Un seul fil, référencé à la batterie
- Le LIN est mono-fil, référencé à la tension de batterie. En 12 V, le niveau récessif (repos, le « 1 ») est proche de Vbat ; le niveau dominant (le « 0 ») est proche de la masse.
- Les seuils s’expriment en pourcentage de Vbat : un récepteur lit « 1 » au-dessus de 60 % de Vbat, « 0 » en dessous de 40 %. Une chute de la tension batterie décale donc tout le signal — un LIN se lit toujours en pensant à la tension d’alimentation.
- Le débit est lent : de 1 à 20 kbit/s, le plus souvent 9,6, 10,4 ou 19,2 kbit/s. Les fronts sont volontairement adoucis pour limiter les émissions ; on ne cherche pas ici la verticalité d’un CAN.
- Un seul maître orchestre le sous-réseau ; les esclaves ne parlent que sur invitation. Cette hiérarchie stricte est une chance au diagnostic : pas de collision à démêler, seulement un ordre de parole à vérifier.
L’anatomie d’une trame, visible à l’écran
- Le maître ouvre chaque échange par un en-tête : un break (au moins 13 bits dominants, une longue plongée à la masse bien reconnaissable), puis un octet de synchro 0x55 — une belle alternance carrée qui sert de mètre étalon —, puis l’identifiant protégé.
- L’esclave adressé répond juste après : 1 à 8 octets de données suivis d’un octet de checksum. Le maître peut aussi fournir lui-même la réponse.
- À l’écran, l’œil sépare nettement l’en-tête (break, 0x55, identifiant) de la réponse. C’est cette frontière qui fait tout le diagnostic.
Lire un time-out : qui se tait ?
- En-tête présent, pas de réponse derrière : le maître parle, l’esclave ne répond pas. Esclave hors tension, en défaut, ou pas réveillé. La panne est côté esclave (ou son alimentation, ou sa masse).
- Aucun en-tête, ligne plate à Vbat : le maître ne sollicite plus le bus. Le défaut est côté maître (souvent un calculateur de carrosserie) ou sur l’alimentation du segment.
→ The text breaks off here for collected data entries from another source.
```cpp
template <int MAXIT, bool BCRT = false>
__global__ __launch_bounds__(MALA_WAVES * 64) void mala_run_kernel(MalaRunArgs r) {
  extern __shared__ __attribute__((aligned(16))) float smem[];
  const MalaArgs& a = r.m;
  const int d = a.T.dim, lane = threadIdx.x & 63, wave = threadIdx.x >> 6;
  const int rowlen = d + 2;
  const int b = blockIdx.x * MALA_WAVES + wave;
  if (b >= a.B) return;
  float* const xs = smem + wave * rowlen + 1;
  float* const gsm = smem + MALA_WAVES * rowlen + wave * MALA_MAXD_SMALL;
  const size_t row = (size_t)b * d;
  const size_t B = (size_t)a.B;

  float x[MAXIT], g[MAXIT], xn[MAXIT];
  double lp = a.logp[b];
#pragma unroll
  for (int it = 0; it < MAXIT; ++it) {
    const int j = lane + 64 * it;
    x[it] = 0.f; g[it] = 0.f; xn[it] = 0.f;
    if (j < d) { x[it] = a.pos[row + j]; g[it] = a.grad[row + j]; }
  }
  if (lane == 0) { xs[-1] = 0.f; xs[d] = 0.f; }
  const Key2 kc = r.key_mode ? Key2{a.keys[2 * b], a.keys[2 * b + 1]} : Key2{0, 0};
  const double s2e = mala_s2e(a.eps);
  int n_acc = 0;
  double acc_sum = 0.0, p_last = 0.0, pw_last = 0.0;
  bool acc_last = false;

  for (int s = 0; s < r.n_steps; ++s) {
    const Key2 kb = mcmc_run_key(r.key_mode, a.key, kc, (uint32_t)r.n_steps, (uint32_t)s, a.n_total, a.chain_offset + (uint32_t)b);
    const Key2 k_int = mcmc_step_key(kb, MCMC_K_INT), k_rmh = mcmc_step_key(kb, MCMC_K_RMH);
    double th1 = 0.0;
#pragma unroll
    for (int it = 0; it < MAXIT; ++it) {
      const int j = lane + 64 * it;
      if (j < d) {
        const double n = (double)(draw_t)run_normal64(k_int, (uint32_t)j, (uint32_t)d);
        xn[it] = mala_propose<false>(x[it], g[it], n, a.eps, s2e, th1);
        xs[j] = xn[it];
      }
    }
    __builtin_amdgcn_fence(__ATOMIC_RELEASE, "workgroup");
    __builtin_amdgcn_wave_barrier();
    __builtin_amdgcn_fence(__ATOMIC_ACQUIRE, "workgroup");

    float gn[MAXIT];
#pragma unroll
    for (int it = 0; it < MAXIT; ++it) gn[it] = 0.f;
    const double lpn = row_value_grad<MAXIT, BCRT>(a.T, a.beta, xs, d, lane, gn, gsm);
    double th2 = 0.0;
#pragma unroll
    for (int it = 0; it < MAXIT; ++it) {
      const int j = lane + 64 * it;
      if (j < d) mala_back<false>(x[it], xn[it], gn[it], a.eps, th2);
    }
    th1 = wave_sum(th1); th2 = wave_sum(th2);
    const double p = mala_accept_p<false>(lp, lpn, th1, th2, a.eps, a.textbook, RunExp());
    const double u = run_uniform01(k_rmh);
    const bool acc = u < p;
    const double lpn0 = __shfl(lpn, 0, 64);
#pragma unroll
    for (int it = 0; it < MAXIT; ++it) {
      x[it] = acc ? xn[it] : x[it];
      g[it] = acc ? gn[it] : g[it];
    }
    lp = acc ? lpn0 : lp;
    n_acc += acc ? 1 : 0;
    acc_sum += p;
    if (s == r.n_steps - 1) {
      p_last = p; acc_last = acc;
// ... 57 lines not shown
```

### mfm_amd/csrc/noise.hip

```cpp
#pragma once
#include "common.hip.h"
#include "prng.hip.h"

struct NoiseArgs {
  const uint32_t* gn; const uint32_t* st;
  int n_slots; uint32_t n_total, chain_offset; int B, d;
  draw_t* mala_n; double* mala_u;
  draw_t* fm_x0; draw_t* fm_eps; float* fm_t;
  int* counter; int n_items, groups;
  int skip_mala0;
};

__device__ __forceinline__ void noise_row(const NoiseArgs& a, int slot, int b, int lane) {
  const uint32_t bg = a.chain_offset + (uint32_t)b, d = (uint32_t)a.d;
  const size_t row = ((size_t)slot * a.B + b) * a.d, one = (size_t)slot * a.B + b;
  if (!(a.skip_mala0 && slot == 0)) {
    const Key2 kg{a.gn[2 * slot], a.gn[2 * slot + 1]};
    const Key2 kb = split_at(kg, a.n_total, bg);
    const Key2 k_int = split_at(kb, 2, 0), k_rmh = split_at(kb, 2, 1);
    for (int j = lane; j < a.d; j += 64) a.mala_n[row + j] = (draw_t)normal64(k_int, (uint32_t)j, d);
    if (lane == 0) a.mala_u[one] = uniform01(k_rmh, 0, 1);
  }
  {
    const Key2 ks{a.st[2 * slot], a.st[2 * slot + 1]};
    const Key2 key_time = split_at(ks, 4, 0), key_ref = split_at(ks, 4, 1), key_gauss = split_at(ks, 4, 2);
    const Key2 kref = split_at(key_ref, a.n_total, bg);
    for (int j = lane; j < a.d; j += 64) {
      a.fm_x0[row + j] = (draw_t)normal64(kref, (uint32_t)j, d);
      a.fm_eps[row + j] = (draw_t)normal64(key_gauss, bg * d + (uint32_t)j, a.n_total * d);
    }
    if (lane == 0) a.fm_t[one] = (float)uniform01(key_time, bg, a.n_total);
  }
}

__device__ __noinline__ void noise_tail(const NoiseArgs& a, volatile int* slot_word) {
  const int lane = threadIdx.x & 63, wave = threadIdx.x >> 6;
  for (;;) {
    __syncthreads();
    if (threadIdx.x == 0) *slot_word = atomicAdd(a.counter, 1);
    __syncthreads();
    const int item = *slot_word;
    if (item >= a.n_items) break;
    const int slot = item / a.groups, b = (item - slot * a.groups) * 8 + wave;
    if (b < a.B) noise_row(a, slot, b, lane);
  }
}
```

### mfm_amd/csrc/ode.hip

```cpp
#include "dopri5.hip.h"
#include "mlp.hip.h"
#include "prng.hip.h"

struct PadWs { float* Wp; float* WpT; float* bias; float* img[6]; size_t rows; int D; };
struct OdeWs { float* noise; size_t rows; f32x4* fast_scr; size_t fast_wgs; PadWs pad; };
static thread_local const PadWs* t_pad = nullptr;
#define ODE_FAST_MAX_WGS 1024
#define ODE_FAST_SCR_F4 (5 * 8 * 3 * 64)
static int flow_live_rows(int n_chains) {
  if (g_sw.flow_live == 16 || g_sw.flow_live == 8 || g_sw.flow_live == 4 || g_sw.flow_live == 2) return g_sw.flow_live;
  int live = 16;
  while (live > 2 && n_chains / (live / 2) <= 256) live /= 2;
  return live;
}

static int ode_ws_alloc(const NetDev& n, const mfm_config& c, OdeWs& w) {
  w.rows = (size_t)(c.max_eval_samples > c.n_chain_local ? c.max_eval_samples : c.n_chain_local);
  if (hipMalloc((void**)&w.noise, 3 * w.rows * n.d * sizeof(float)) != hipSuccess) return -4;
  const size_t t_all = w.rows / 16, t_chain = (size_t)c.n_chain_local / 16;
  w.fast_wgs = t_all < ODE_FAST_MAX_WGS ? t_all : ODE_FAST_MAX_WGS;
  const size_t t_flow = (size_t)c.n_chain_local / flow_live_rows(c.n_chain_local);
  if (w.fast_wgs < t_flow) w.fast_wgs = t_flow;
  memset(&w.pad, 0, sizeof w.pad);
  if (c.hutch && n.nT == 2 && n.nX == 2 && n.nJ == 2 && !net_ragged(n) && n.T.kind == MFM_TARGET_PHI4 && n.act == MFM_ACT_RELU && n.F == 128 && n.ht1 == 128 && n.ht2 == 128 && n.hx1 == 128 &&
// ... 713 lines not shown
            dn_n[i] = 1.f;
          } else {
            ell_n[i] = l1;
#pragma unroll
            for (int q = 0; q < TPW; ++q) { y[q][i] = xin[q][i]; k[0][q][i] = k[6][q][i]; }
            kl0_n[i] = kl[6][i];
          }
          t_n[i] = tn;
        }
        dt_n[i] = active ? ndt : dti;
        na_n[i] = active ? na4[i] + 1.f : na4[i];
        any |= (dn_n[i] == 0.f && na_n[i] < (float)max_attempts && dt_n[i] > 0.f);
      }
      T.rs_put(RS_T, t_n); T.rs_put(RS_DT, dt_n); T.rs_put(RS_ELL, ell_n); T.rs_put(RS_KL + 0, kl0_n);
      T.rs_put(RS_NATT, na_n); T.rs_put(RS_DONE, dn_n);
      if (!__syncthreads_or(any ? 1 : 0)) break;
      phase = 2;
    }
  }
  {
    const f32x4 ell4 = T.rs_get(RS_ELL), na4 = T.rs_get(RS_NATT);
#pragma unroll
    for (int i = 0; i < 4; ++i) { ell[i] = ell4[i]; natt[i] = (int)na4[i]; }
  }
}

__global__ __launch_bounds__(256) void probe_kernel(int mode, const uint32_t* keys, Key2 key, uint32_t n_total, uint32_t chain_offset,
                                                   int sub, int n, int d, float* out) {
  const int lane = threadIdx.x & 63, b = blockIdx.x * 4 + (threadIdx.x >> 6);
  if (b >= n) return;
  Key2 k = key;
  if (mode == 0) k = Key2{keys[2 * b], keys[2 * b + 1]};
  else if (mode == 2) k = split_at(split_at(key, n_total, chain_offset + (uint32_t)b), 4, (uint32_t)sub);
  for (int j = lane; j < d; j += 64) out[(size_t)b * d + j] = (float)normal64(k, (uint32_t)j, (uint32_t)d);
}
static void launch_probe(int mode, const uint32_t* keys, Key2 key, uint32_t n_total, uint32_t chain_offset, int sub, int n, int d,
                         float* out, hipStream_t stream) {
  hipLaunchKernelGGL(probe_kernel, dim3((n + 3) / 4), dim3(256), 0, stream, mode, keys, key, n_total, chain_offset, sub, n, d, out);
}

template <int TPW, int NW>
__device__ __forceinline__ void fill_probe(OdeTile<TPW, NW>& T, const float* z, int b0, bool hutch) {
  const NetDev& N = *T.n;
#pragma unroll
  for (int q = 0; q < TPW; ++q) {
    const int col = (T.wave + NW * q) * 16 + T.c;
    if (col < N.dp) {
#pragma unroll
      for (int i = 0; i < 4; ++i)
        T.bZ()[(4 * T.g + i) * T.L.ldx + 4 + col] = (hutch && col < N.d) ? z[(size_t)(b0 + 4 * T.g + i) * N.d + col] : 0.f;
    }
  }
}

template <int TPW, int NW>
__device__ __forceinline__ void tile_init(OdeTile<TPW, NW>& T, const NetDev* n, float* lds, bool hutch) {
  T.n = n; T.L = ode_lds_layout(*n, NW); T.lds = lds;
  T.lane = threadIdx.x & 63; T.wave = __builtin_amdgcn_readfirstlane(threadIdx.x >> 6); T.g = T.lane >> 4; T.c = T.lane & 15;
  T.hutch = hutch; T.exact = false; T.sign = 1;
  for (int i = threadIdx.x; i < T.L.total; i += (NW * 64)) lds[i] = 0.f;
#pragma unroll
  for (int i = 0; i < 4; ++i) {
    T.tz1[0][i] = 0.f; T.tz1[1][i] = 0.f;
#pragma unroll
    for (int q = 0; q < TPW; ++q) T.gate[q][i] = 0.f;
  }
  __syncthreads();
// ... 417 lines not shown
```

### mfm_amd/csrc/prng.hip.h

```cpp
#pragma once
#include "common.hip.h"

struct Key2 { uint32_t k0, k1; };

__host__ __device__ __forceinline__ uint32_t rotl32(uint32_t x, int r) { return (x << r) | (x >> (32 - r)); }

__host__ __device__ __forceinline__ void threefry2x32(Key2 key, uint32_t c0, uint32_t c1, uint32_t& o0, uint32_t& o1) {
  const uint32_t ks0 = key.k0, ks1 = key.k1, ks2 = key.k0 ^ key.k1 ^ 0x1BD11BDAu;
  uint32_t x0 = c0 + ks0, x1 = c1 + ks1;
#define TF_R(r) x0 += x1; x1 = rotl32(x1, r); x1 ^= x0;
  TF_R(13) TF_R(15) TF_R(26) TF_R(6)   x0 += ks1; x1 += ks2 + 1u;
  TF_R(17) TF_R(29) TF_R(16) TF_R(24)  x0 += ks2; x1 += ks0 + 2u;
  TF_R(13) TF_R(15) TF_R(26) TF_R(6)   x0 += ks0; x1 += ks1 + 3u;
  TF_R(17) TF_R(29) TF_R(16) TF_R(24)  x0 += ks1; x1 += ks2 + 4u;
  TF_R(13) TF_R(15) TF_R(26) TF_R(6)   x0 += ks2; x1 += ks0 + 5u;
#undef TF_R
  o0 = x0; o1 = x1;
}

__host__ __device__ __forceinline__ Key2 split_at(Key2 key, uint32_t num, uint32_t idx) {
  Key2 r;
  uint32_t w[2];
#pragma unroll
  for (int q = 0; q < 2; ++q) {
    uint32_t m = 2u * idx + q;
    bool lo = m < num;
    uint32_t c0 = lo ? m : m - num;
    uint32_t y0, y1;
    threefry2x32(key, c0, c0 + num, y0, y1);
    w[q] = lo ? y0 : y1;
  }
  r.k0 = w[0]; r.k1 = w[1];
  return r;
}

__host__ __device__ __forceinline__ uint64_t random_bits64(Key2 key, uint32_t idx, uint32_t size) {
  uint32_t y0, y1;
  threefry2x32(key, idx, idx + size, y0, y1);
  return ((uint64_t)y0 << 32) | (uint64_t)y1;
}

__device__ __forceinline__ double bits_to_unit(uint64_t bits) {
  return __longlong_as_double((long long)((bits >> 12) | 0x3FF0000000000000ULL)) - 1.0;
}

__device__ __forceinline__ double uniform01(Key2 key, uint32_t idx, uint32_t size) {
  return fmax(0.0, bits_to_unit(random_bits64(key, idx, size)));
}

__device__ __forceinline__ double normal64(Key2 key, uint32_t idx, uint32_t size) {
  const double lo = -0.99999999999999988897769753748;
  const double span = 1.0 - lo;
  double u = bits_to_unit(random_bits64(key, idx, size));
  u = __dadd_rn(__dmul_rn(u, span), lo);
  u = fmax(lo, u);
#ifdef MFM_EXP_FAKE_NORMAL
  return u;
#else
  return 1.4142135623730951 * erfinv(u);
#endif
}
```

Measured before the change: 6.001 million.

- Ligne collée à la masse en permanence : court à la masse ou esclave qui tire le fil en continu — un nœud qui babille sur un fil unique paralyse tout le sous-réseau.
- Réponse présente mais checksum systématiquement faux : l’octet de contrôle ne tombe pas juste, souvent un débit légèrement décalé ou un esclave d’une version de protocole différente de celle du maître.
- Break présent mais 0x55 déformé : problème de niveau ou de débit, l’auto-synchronisation des esclaves échoue et tout le monde décroche.
Le réflexe alimentation
- Comme le signal est référencé à Vbat, une masse d’esclave dégradée décale ses niveaux et le fait sortir des seuils sans qu’il soit « mort ». On vérifie toujours l’alimentation et la masse du nœud suspect avant de le condamner.
- Le LIN étant lent et peu blindé, il tolère mal une masse commune partagée avec un actionneur de puissance : un lève-vitre qui force fait chuter Vbat et brouille la trame le temps de l’effort.
- Un scope qui décode le LIN affiche identifiant et octets ; mais là encore, on valide d’abord la forme (break franc, 0x55 propre) avant de faire confiance au décodage.
Sur un LIN, tout le diagnostic tient dans une frontière visible à l’écran : l’en-tête vient du maître, la réponse vient de l’esclave — celui qui manque à l’appel est le fautif.